→ **TASK INSTRUCTIONS**:
Run through the records and show each line that includes the string "const".

*** GIVEN RECORDS

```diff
+struct rt_tc_rect { int x0, x1, y0, y1; bool any; };
+RT_HD rt_tc_rect rt_tc_tile_rect(int tile, int tilesX, int W, int localRows, int stripRows, int partIndex, int partCount)
+{
+    rt_tc_rect r;
+    const int ty = tile / tilesX;
+    r.x0 = (tile - ty * tilesX) * 8;
+    const int row0 = ty * 8;
+    const int ls = row0 / stripRows;
+    r.y0 = (ls * partCount + partIndex) * stripRows + (row0 - ls * stripRows);
+    const int nx = W - r.x0 < 8 ? W - r.x0 : 8, ny = localRows - row0 < 8 ? localRows - row0 : 8;
+    r.any = nx > 0 && ny > 0;
+    r.x1 = r.x0 + nx - 1;
+    r.y1 = r.y0 + ny - 1;
+    return r;
+}
+
+#endif
diff --git a/ray-tracing_amd/hip.py b/ray-tracing_amd/hip.py
--- a/ray-tracing_amd/hip.py
+++ b/ray-tracing_amd/hip.py
@@ -28,6 +28,7 @@
 DENOISE_SYMBOLS = ["rt_denoise_default_params", "rt_denoise_buffers", "rt_denoise", "rt_denoise_to_device"]
 REPROJECT_SYMBOLS = ["rt_reproject_default_params", "rt_reproject_buffers", "rt_reproject_accumulated", "rt_resolve_buffers", "rt_resolve",
                      "rt_resolve_to_device"]
+TILE_CLASS_SYMBOLS = ["rt_debug_tile_classes", "rt_debug_tile_class_runs"]
 COST_FIELDS = ("segments", "innerSteps", "leafSteps", "triTests", "primaryInnerSteps", "primaryLeafSteps", "primaryTriTests", "firstHit")
 
 
@@ -56,6 +57,8 @@
         "debug_layout": (C.c_int, [C.c_void_p, C.c_int, C.c_void_p, C.c_int, C.c_void_p, C.c_int, C.c_char_p, C.c_void_p]),
         "debug_layout_free": (None, [C.c_void_p]),
         "debug_fused_frames_cap": (C.c_int, [C.c_void_p]),
+        "debug_tile_classes": (C.c_int, [C.c_void_p, C.c_void_p, C.c_size_t]),
+        "debug_tile_class_runs": (C.c_int, [C.c_void_p]),
         "debug_intersect": (C.c_int, [C.c_void_p, C.c_void_p, C.c_void_p, C.c_int, C.c_void_p]),
         "debug_math_eval": (C.c_int, [C.c_void_p, C.c_int, C.c_void_p, C.c_void_p, C.c_void_p, C.c_int]),
         "debug_phase_profile": (C.c_int, [C.c_void_p, C.c_void_p, C.c_int]),
@@ -387,6 +390,14 @@
     def fused_frames_cap(self):
         return self.api.debug_fused_frames_cap(self.h)
 
+    def tile_classes(self):
+        out = np.zeros(((max(self.local_rows(), 0) + 7) // 8, (self.width + 7) // 8), dtype=np.uint8)
+        self._check(self.api.debug_tile_classes(self.h, out.ctypes.data if out.size else None, out.size))
+        return out
+
+    def tile_class_runs(self):
+        return self.api.debug_tile_class_runs(self.h)
+
     def synchronize(self):
         self._check(self.api.synchronize(self.h))
 
```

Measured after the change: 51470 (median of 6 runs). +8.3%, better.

******

→ **RESPONSE TO THE EXERCISE**:
+    const int ty = tile / tilesX;
+    const int row0 = ty * 8;
+    const int ls = row0 / stripRows;
+    const int nx = W - r.x0 < 8 ? W - r.x0 : 8, ny = localRows - row0 < 8 ? localRows - row0 : 8;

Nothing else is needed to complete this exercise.